CUDA is off by default. Enable with:
```bash
ERLLAMA_OPTS=-DGGML_CUDA=ON rebar3 compile
```
## macOS (Apple Silicon and Intel)
```bash
brew install erlang@28 rebar3 cmake
echo 'export PATH="$(brew --prefix erlang@28)/bin:$PATH"' >> ~/.zshrc
rebar3 compile
```
Metal and Apple BLAS (Accelerate) are auto-detected and on by
default. Compile is ~30 s after the first ggml build is cached.
## FreeBSD (14.2 / 14.4)
```sh
# The cached FreeBSD VM image (or a freshly-installed system) ships
# an older libpcre2 than the git package in the latest pkg repo
# expects (PCRE2_10.47 not defined). Refresh first so git can load.
pkg install -y pcre2
# erllama needs OTP 28+; the base `erlang` package is 26.x.
# erlang-runtime28 installs OTP 28 under /usr/local/lib/erlang28.
pkg install -y erlang-runtime28 cmake bash gmake git
export PATH="/usr/local/lib/erlang28/bin:/usr/local/bin:$PATH"
# llama.cpp's build-info cmake script invokes `git rev-parse`. When
# the build directory's owner differs from the user (typical inside
# CI VMs), git refuses with "dubious ownership" — allow the path.
git config --global --add safe.directory "$PWD"
# rebar3 isn't always available as a pkg; fetch it once.
fetch https://github.com/erlang/rebar3/releases/download/3.25.0/rebar3 -o rebar3
chmod +x rebar3
./rebar3 compile
```
## Erlang ERTS detection
The build needs `erl_nif.h` from the Erlang installation. erllama
uses `c_src/CMake/FindErlang.cmake` (adopted from erlang-rocksdb)
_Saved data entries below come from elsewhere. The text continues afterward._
template <int PMODE, int PADGEN>
__global__ void __launch_bounds__(64 * APW_WAVES, 2) ap_mel2048_wave_kernel(ApMelWaveParams P) {
    const int tid = threadIdx.x;
    const int lane = tid & 63;
    const int wave = AP_UNIFORM(tid >> 6);
    ap_float2 *X = reinterpret_cast<ap_float2 *>(ap_smem) + wave * APW_X_COMPLEX;
    const ap_float2 *TW2 = reinterpret_cast<const ap_float2 *>(ap_smem + P.off_tw2);
    const ap_float2 *TW1 = reinterpret_cast<const ap_float2 *>(ap_smem + P.off_tw1);
    const ap_float2 *WIN = reinterpret_cast<const ap_float2 *>(ap_smem + P.off_win);
    const ap_float4 *WQ = reinterpret_cast<const ap_float4 *>(ap_smem + P.off_wq);
    const ap_int4 *PART = reinterpret_cast<const ap_int4 *>(ap_smem + P.off_parts);
    float *partial = reinterpret_cast<float *>(ap_smem + P.off_partial) + wave * P.partial_stride;
    float *otile = reinterpret_cast<float *>(ap_smem + P.off_otile) + wave * P.otile_stride * APW_G;
    const int M = P.n_mels;

    {
        const int nt = 64 * APW_WAVES;
        ap_float4 *wq = reinterpret_cast<ap_float4 *>(ap_smem + P.off_wq);
        ap_int4 *part = reinterpret_cast<ap_int4 *>(ap_smem + P.off_parts);
        for (int i = tid; i < P.n_quads; i += nt) wq[i] = reinterpret_cast<const ap_float4 *>(P.quads)[i];
        if (P.n_parts > 64 * APW_PASSES)
            for (int i = tid; i < P.n_parts; i += nt) part[i] = reinterpret_cast<const ap_int4 *>(P.parts)[i];
        apw_fill_tables(reinterpret_cast<ap_float2 *>(ap_smem + P.off_tw2),
                        reinterpret_cast<ap_float2 *>(ap_smem + P.off_tw1),
                        reinterpret_cast<ap_float2 *>(ap_smem + P.off_win), P.tw, P.window, tid, nt);
    }
    const ApwLane lc = apw_lane_init(lane, TW2, P.tw);
    float *pp = reinterpret_cast<float *>(X);
    ap_int4 mypart[APW_PASSES];
#pragma unroll
    for (int ps = 0; ps < APW_PASSES; ++ps) {
        const int pi = lane + 64 * ps;
        mypart[ps].x = 0; mypart[ps].y = 0; mypart[ps].z = 0; mypart[ps].w = 0;
        if (pi < P.n_parts) mypart[ps] = reinterpret_cast<const ap_int4 *>(P.parts)[pi];
    }
    int rs0[2], rs1[2];
#pragma unroll
    for (int i = 0; i < 2; ++i) {
        const int row = lane + 64 * i;
        rs0[i] = row < M ? P.rowstart[row] : 0;
        rs1[i] = row < M ? P.rowstart[row + 1] : 0;
    }
    AP_LDS_BARRIER();

    const int64_t worker = (int64_t)blockIdx.x * APW_WAVES + wave;
    const int64_t n_workers = (int64_t)gridDim.x * APW_WAVES;
    const int64_t n_frames = P.n_clips * P.T;
    const int64_t f_lo = n_frames * worker / n_workers, f_hi = n_frames * (worker + 1) / n_workers;
    float vmax = -INFINITY;
#ifdef AP_DIAG_STAMPS
    unsigned long long ap_dt0, ap_dr0;
    asm volatile("s_memtime %0\n\ts_memrealtime %1\n\ts_waitcnt lgkmcnt(0)" : "=s"(ap_dt0), "=s"(ap_dr0)::"memory");
#endif
    ap_float2 raw[16];
    auto load_frame = [&](int64_t f) {
        const int64_t b = f / P.T;
        const int64_t t = f - b * P.T;
        const float *yb = P.y + b * P.L;
        const ApClip clip = ap_clip_make(yb, P.L);
        const int64_t base = t * (int64_t)P.hop - P.pad;
        const bool inside = !PADGEN || (base >= 0 && base + 2 * APW_NC <= P.L);
        if (inside) {
#pragma unroll
            for (int j = 0; j < 16; ++j) {
                const int64_t p = base + 2 * (lane + 64 * j);
                raw[j] = ap_clip_load2(clip, (int)p);
            }
        } else {
#pragma unroll
            for (int j = 0; j < 16; ++j) {
                const int64_t p = base + 2 * (lane + 64 * j);
                raw[j] = ap_mk(ap_load_padded(yb, P.L, p, P.pad_mode), ap_load_padded(yb, P.L, p + 1, P.pad_mode));
            }
        }
    };
    auto next_frame = [&](int64_t f) {
        const int64_t b = f / P.T;
        const int64_t t = f - b * P.T;
        if (PADGEN || t == 0 || P.hopj == 0) { load_frame(f); return; }
        const ApClip clip = ap_clip_make(P.y + b * P.L, P.L);
        const int64_t base = t * (int64_t)P.hop - P.pad;
#define APW_SHIFT_LOAD(S)                                                                    \
        {                                                                                    \
            _Pragma("unroll") for (int j = 0; j < 16 - (S); ++j) raw[j] = raw[j + (S)];      \
            _Pragma("unroll") for (int j = 16 - (S); j < 16; ++j) {                           \
                const int64_t p = base + 2 * (lane + 64 * j);                                \
                raw[j] = ap_clip_load2(clip, (int)p);            \
            }                                                                                \
        }
        if (P.hopj == 4) APW_SHIFT_LOAD(4)
        else if (P.hopj == 2) APW_SHIFT_LOAD(2)
        else APW_SHIFT_LOAD(8)
#undef APW_SHIFT_LOAD
    };
    if (f_lo < f_hi) load_frame(f_lo);

    for (int64_t f = f_lo; f < f_hi;) {
        const int64_t b = f / P.T;
        const int64_t t0 = f - b * P.T;
        int64_t run = P.T - t0;
        if (run > APW_G) run = APW_G;
        if (run > f_hi - f) run = f_hi - f;
        const int Gt = (int)run;
        float *ob = P.out + b * (int64_t)M * P.T + t0;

which runs `erl -noshell -eval` to read `code:lib_dir/0` /
`code:root_dir/0` and exports `ERLANG_ERTS_INCLUDE_PATH`. If the
caller pre-sets the `ERTS_INCLUDE_DIR` environment variable, that
takes precedence (useful for cross-compilation or pinned headers).
## What the build produces
- `priv/erllama_nif.so` — the single NIF, statically linked against
the vendored `c_src/llama.cpp` (libllama, libggml, ggml-cpu, plus
the platform GPU/BLAS backends) and `c_src/crc32c.c`.
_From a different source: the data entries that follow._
static bool wg3_plan(int np, int N, int H, int W, int Ci, int Co, WG3Plan* pl, int target = 0) {
  if ((np != 2 && np != 3) || c3_row_width(W) > WG_MAX_SW || H < 1 || W < 2) return false;
  if ((long)N * H * W * (Ci > Co ? Ci : Co) * 4 >= 2147483647L) return false;
  const int kb = np == 3 ? WGeo<3>::KB : WGeo<2>::KB;
  int cf;
  if (Ci % 48 == 0 && Co % 48 == 0) cf = 3;
  else if (Ci % 32 == 0 && Co % 32 == 0) cf = 2;
  else if (Co % 48 == 0 && Ci % 16 == 0 && Ci > 48) cf = 3;
  else return false;
  const int ch = cf * 16;
  const long P = (long)N * (H + 1) * c3_row_width(W) + c3_row_width(W);
  const long pairs = (long)(Co / ch) * ((Ci + ch - 1) / ch);
  long want = ((target > 0 ? target : (np == 3 ? 512 : 384)) + pairs - 1) / pairs;
  const long stages = (P + kb - 1) / kb;
  if (want > stages) want = stages;
  if (want < 1) want = 1;
  pl->CF = cf;
  pl->nsplit = (int)want;
  pl->q = (int)(stages / want);
  pl->rem = (int)(stages % want);
  int rs = ch * 2 * np;
  if (rs % 64 != 32) rs += 32;
  pl->lds = (size_t)(2 * kb + 2 * c3_row_width(W) + 2) * rs + (size_t)3 * ch * sizeof(float);
  return pl->lds <= 160 * 1024;
}

static size_t wg3_slab_floats(int cf) {
  return (size_t)4 * ((9 * cf + 3) / 4) * cf * 64 * 4;
}
static size_t wg3_ws_bytes(const WG3Plan& pl, int Ci, int Co) {
  const size_t pairs = (size_t)(Co / (pl.CF * 16)) * ((Ci + pl.CF * 16 - 1) / (pl.CF * 16));
  return pairs * pl.nsplit * wg3_slab_floats(pl.CF) * sizeof(float);
}

template <int NP, int CF>
static int wg3_launch(const WG3Args& a, const WG3Plan& pl, hipStream_t st) {
  static unsigned char attr_done[BUCTD_MAX_DEVICES] = {0};
  auto fn = conv3x3_wgrad_split_kernel<NP, CF>;
  const dim3 block(256);
  if (const int rc = buctd_raise_lds_limit(reinterpret_cast<const void*>(fn), 160 * 1024, attr_done, "conv3x3_wgrad (split bf16)"))
    return rc;
  dim3 grid(a.Co / (CF * 16), (a.Ci + CF * 16 - 1) / (CF * 16), pl.nsplit);
  hipLaunchKernelGGL(fn, grid, block, pl.lds, st, a);
  BUCTD_CHECK_LAUNCH("buctd_conv3x3_wgrad (split bf16)");
  return BUCTD_OK;
}

struct WG3InBn { const float* mean; const float* invstd; const float* gamma; const float* beta; int relu; };

static int wg3_fill(int np, int N, int H, int W, int Ci, int Co, const float* x, const float* dy, float* dw, void* workspace,
                    size_t workspace_bytes, const WG3InBn* x_bn, int target, WG3Args& a, WG3Plan& pl) {
  BUCTD_CHECK_ARG(x && dy && dw, "buctd_conv3x3_wgrad (split bf16): null tensor pointer");
  BUCTD_CHECK_ARG(wg3_plan(np, N, H, W, Ci, Co, &pl, target),
                  "buctd_conv3x3_wgrad (split bf16): unsupported shape N%d H%d W%d Ci%d Co%d", N, H, W, Ci, Co);
  const size_t need = wg3_ws_bytes(pl, Ci, Co);
  if (!workspace || workspace_bytes < need) {
    buctd_set_error("buctd_conv3x3_wgrad (split bf16): workspace %zu bytes < required %zu", workspace_bytes, need);
    return BUCTD_EWORKSPACE;
  }
  a.x = x; a.dy = dy; a.part = (float*)workspace;
  a.N = N; a.H = H; a.W = W; a.Ci = Ci; a.Co = Co;
  a.SW = c3_row_width(W); a.IB = (H + 1) * a.SW;
  const long P = (long)N * a.IB + a.SW;
  BUCTD_CHECK_ARG(P < 2147483647L, "buctd_conv3x3_wgrad (split bf16): tensor too large");
  a.P = (int)P;
  a.split_q = pl.q; a.split_rem = pl.rem;
  a.x_mean = a.x_invstd = a.x_gamma = a.x_beta = nullptr;
  a.x_relu = 0;
  if (x_bn && x_bn->mean) {
    BUCTD_CHECK_ARG(Ci % (pl.CF * 16) == 0, "buctd_conv3x3_wgrad: the fused input BatchNorm needs whole %d-channel chunks (Ci = %d)",
                    pl.CF * 16, Ci);
    BUCTD_CHECK_ARG(x_bn->invstd && x_bn->gamma && x_bn->beta, "buctd_conv3x3_wgrad: fused input BatchNorm needs all four arrays");
    a.x_mean = x_bn->mean; a.x_invstd = x_bn->invstd; a.x_gamma = x_bn->gamma; a.x_beta = x_bn->beta;
    a.x_relu = x_bn->relu;
  }
  wg_magic((unsigned)a.IB, &a.ib_mul, &a.ib_sh);
  wg_magic((unsigned)a.SW, &a.sw_mul, &a.sw_sh);
  return BUCTD_OK;
}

- `_build/default/lib/erllama/ebin/*.beam` — Erlang modules.
- `_build/cmake/` — CMake build dir; cached for incremental builds.
## Common build issues
- **`'erl_nif.h' file not found`** — `ERTS_INCLUDE_DIR` is wrong.
`FindErlang.cmake` should resolve it automatically; if it fails,
set the env var explicitly:
`ERTS_INCLUDE_DIR=$(erl -noshell -eval 'io:format("~s",[filename:join([code:root_dir(),"erts-"++erlang:system_info(version),"include"])]),halt().') rebar3 compile`.
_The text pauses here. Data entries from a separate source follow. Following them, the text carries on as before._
#ifndef S360_MERGE_BLOCKS
#define S360_MERGE_BLOCKS 256
#endif
__device__ __forceinline__ bool wait_count(const uint32_t* counter, uint32_t need) {
    uint32_t spins = 0;
    while (__hip_atomic_load(counter, __ATOMIC_RELAXED, __HIP_MEMORY_SCOPE_AGENT) < need) {
        if (++spins > (uint32_t)S360_SEGS_SPINS) return false;
        __builtin_amdgcn_s_sleep(32);
    }
    return true;
}
__device__ __forceinline__ void drain_stores_and_sync() {
    asm volatile("s_waitcnt vmcnt(0)" ::: "memory");
    __builtin_amdgcn_fence(__ATOMIC_RELEASE, "workgroup");
    __syncthreads();
}
__global__ __launch_bounds__(SORT_THREADS) void k_sort_stage1(const uint32_t* __restrict__ tile_start, const uint32_t* __restrict__ chunk_start,
                                                    int nt, uint64_t* __restrict__ keys, uint64_t* __restrict__ alt,
                                                    uint32_t* __restrict__ list, uint32_t cap, uint32_t max_passes, uint32_t cgrid,
                                                    const uint32_t* __restrict__ tile_count, uint32_t* __restrict__ tile_order,
                                                    uint32_t* __restrict__ header, unsigned long long* __restrict__ wide_mirror,
                                                    uint32_t* __restrict__ merge_done, uint32_t mgrid, uint32_t global_lo) {
    extern __shared__ __attribute__((aligned(16))) uint64_t lds_m[];
    uint32_t* const queue = merge_done + (size_t)nt * MAX_PASSES;
    uint32_t* const chunks_sorted = queue + 1;
    const uint32_t bid = blockIdx.x;
    if (bid < cgrid) {
        const uint32_t nchunks = chunk_start[nt];
        for (uint32_t b = bid; b < nchunks; b += cgrid) {
            const ChunkUnit u = chunk_unit(tile_start, chunk_start, nt, cap, b);
            if (u.valid && u.passes <= max_passes) {
                const uint32_t c0 = u.k * SORT_CHUNK, len = min(SORT_CHUNK, u.n - c0);
                uint64_t* dst = ((u.passes & 1u) ? alt : keys) + u.s + c0;
                if (u.passes == 0) {
                    block_merge_sort<SORT_THREADS, 8>(keys + u.s + c0, dst, list + u.s, len, lds_m);
                } else {
                    block_merge_sort<SORT_THREADS, 8, true>(keys + u.s + c0, dst, nullptr, len, lds_m);
                    drain_stores_and_sync();
                    if (threadIdx.x == 0) __hip_atomic_fetch_add(&chunks_sorted[u.t], 1u, __ATOMIC_RELAXED, __HIP_MEMORY_SCOPE_AGENT);
                }
            }
            __syncthreads();
        }
        return;
    }
    if (bid < cgrid + mgrid) {
        __shared__ uint32_t s_part[2];
        __shared__ uint32_t s_ticket;
        const uint32_t npass = min(header[3], max_passes);
        const uint32_t nchunks = npass ? chunk_start[nt] : 0u;
        const uint32_t nunits = npass * nchunks;
        while (bid - cgrid < nunits) {
            if (threadIdx.x == 0) s_ticket = __hip_atomic_fetch_add(queue, 1u, __ATOMIC_RELAXED, __HIP_MEMORY_SCOPE_AGENT);
            __syncthreads();
            const uint32_t tk = s_ticket;
            __syncthreads();
            if (tk >= nunits) break;
            const uint32_t pass = tk / nchunks, blk = tk - pass * nchunks;
            const ChunkUnit u = chunk_unit(tile_start, chunk_start, nt, cap, blk);
            if (!u.valid || u.passes > max_passes || pass >= u.passes) continue;
            const uint32_t nch = (u.n + SORT_CHUNK - 1) / SORT_CHUNK;
            if (threadIdx.x == 0) {
                const bool ok = wait_count(pass ? &merge_done[(size_t)u.t * MAX_PASSES + pass - 1] : &chunks_sorted[u.t], nch);
                if (!ok && atomicAdd(&header[7], 0x1000000u) < 0x1000000u) { header[S360_HDR_SORT_ERR_TILE] = u.t; header[S360_HDR_SORT_ERR_PASS] = pass; }
                s_ticket = ok ? 1u : 0u;
            }
            __syncthreads();
            const bool ok = s_ticket != 0u;
            __syncthreads();
            if (!ok) return;
            merge_unit(u, pass, keys, alt, list, lds_m, s_part);
            drain_stores_and_sync();
            if (threadIdx.x == 0 && pass + 1 < u.passes)
                __hip_atomic_fetch_add(&merge_done[(size_t)u.t * MAX_PASSES + pass], 1u, __ATOMIC_RELAXED, __HIP_MEMORY_SCOPE_AGENT);
        }
        if (header[2] > global_lo) sort_tiles_global_body<SORT_THREADS>(tile_start, keys, list, global_lo, cap, nt, bid - cgrid, mgrid);
        return;
    }
    if (bid < cgrid + mgrid + (uint32_t)nt) {
        const uint32_t tile = bid - cgrid - mgrid;
        const uint32_t s = min(tile_start[tile], cap), e = min(tile_start[tile + 1], cap);
        const uint32_t n = e - s;
        if (n == 0 || n > SORT_SHORT) return;
        block_merge_sort<SORT_THREADS, (int)(SORT_SHORT / SORT_THREADS)>(keys + s, keys + s, list + s, n, lds_m);
        return;
    }
    if (wide_mirror && threadIdx.x == 0) __hip_atomic_store(wide_mirror, (unsigned long long)header[4], __ATOMIC_RELAXED, __HIP_MEMORY_SCOPE_SYSTEM);
    if (tile_order) order_units_body<SORT_THREADS>(tile_count, tile_order, nt);
}

#ifndef S360_SPARSE_PIXELS
#define S360_SPARSE_PIXELS 6
#endif
constexpr int SPARSE_PIXELS = S360_SPARSE_PIXELS;

struct MseEp {
    const float* target;
    float* d_images;
    float* partials;
    float grad_scale;
    float* loss_out;
};

__global__ __launch_bounds__(MSE_BLOCK) void k_mse_finish(const float* __restrict__ partials, int n_per_view, int V, float loss_scale,
                                                         float inv_elems, float* __restrict__ out) {
    mse_finish_body(partials, n_per_view, V, loss_scale, inv_elems, out);
}


__device__ __forceinline__ void st_dev32(uint32_t* p, uint32_t v) { __hip_atomic_store(p, v, __ATOMIC_RELAXED, __HIP_MEMORY_SCOPE_AGENT); }
__device__ __forceinline__ uint32_t ld_dev32(const uint32_t* p) { return __hip_atomic_load(p, __ATOMIC_RELAXED, __HIP_MEMORY_SCOPE_AGENT); }
__device__ __forceinline__ void st_devf(float* p, float v) { st_dev32(reinterpret_cast<uint32_t*>(p), __float_as_uint(v)); }
__device__ __forceinline__ float ld_devf(const float* p) { return __uint_as_float(ld_dev32(reinterpret_cast<const uint32_t*>(p))); }

__device__ __forceinline__ void st_dev64(uint2* p, uint2 v) {
    __hip_atomic_store(reinterpret_cast<unsigned long long*>(p), (unsigned long long)v.x | ((unsigned long long)v.y << 32), __ATOMIC_RELAXED, __HIP_MEMORY_SCOPE_AGENT);
}
__device__ __forceinline__ uint2 ld_dev64(const uint2* p) {
    const unsigned long long v = __hip_atomic_load(reinterpret_cast<const unsigned long long*>(p), __ATOMIC_RELAXED, __HIP_MEMORY_SCOPE_AGENT);
    return make_uint2((uint32_t)v, (uint32_t)(v >> 32));
}
__device__ __forceinline__ float4 ld_dev_f4(const float4* p) {
    f4v r;
    asm volatile("global_load_dwordx4 %0, %1, off sc1\ns_waitcnt vmcnt(0)" : "=&v"(r) : "v"(p) : "memory");
    return make_float4(r.x, r.y, r.z, r.w);
}
__device__ __forceinline__ void st_dev_f4(float4* p, float4 v) {
    float* q = reinterpret_cast<float*>(p);
    st_devf(q, v.x); st_devf(q + 1, v.y); st_devf(q + 2, v.z); st_devf(q + 3, v.w);
}

struct WaveLds {
    float *x, *y, *a, *b, *c, *o;
    float2 *rg, *bz;
    uint32_t* pos;
};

- **`R_X86_64_TPOFF32 against hidden symbol gomp_tls_data`** — your
`libgomp.a` is non-PIC. erllama's CMakeLists already sets
`GGML_OPENMP OFF` to avoid this. If you re-enabled OpenMP, build
a PIC `libgomp` or leave it off.
- **`PCRE2_10.47 not defined`** when running git on FreeBSD — refresh
`pcre2` first: `pkg install -y pcre2`. The cached VM image lags
the latest repo.
- **macOS metal init slow on first model load** — the lazy
`llama_backend_init` runs on the first `erllama:load_model/1` call
and discovers Metal devices. eunit cases that load a model need
a generator timeout >5 s; see
`test/erllama_nif_tests.erl:load_model_rejects_non_existent_path_test_/0`
for the pattern.
## Verifying the build
```bash
rebar3 fmt --check
rebar3 compile
rebar3 xref
rebar3 dialyzer
rebar3 lint
rebar3 eunit # 162 tests, 0 failures
rebar3 ct # 7 stub-backend cases pass; 6 real-model cases skip
```
End-to-end against a real GGUF:
```bash
LLAMA_TEST_MODEL=/path/to/tinyllama-1.1b-chat.gguf \
rebar3 ct --suite=test/erllama_real_model_SUITE
```
Without the env var the suite skips, so default `rebar3 ct` stays
green on machines without a model file.
## Bumping the vendored llama.cpp
See [UPDATE_LLAMA.md](../UPDATE_LLAMA.md) at the project root.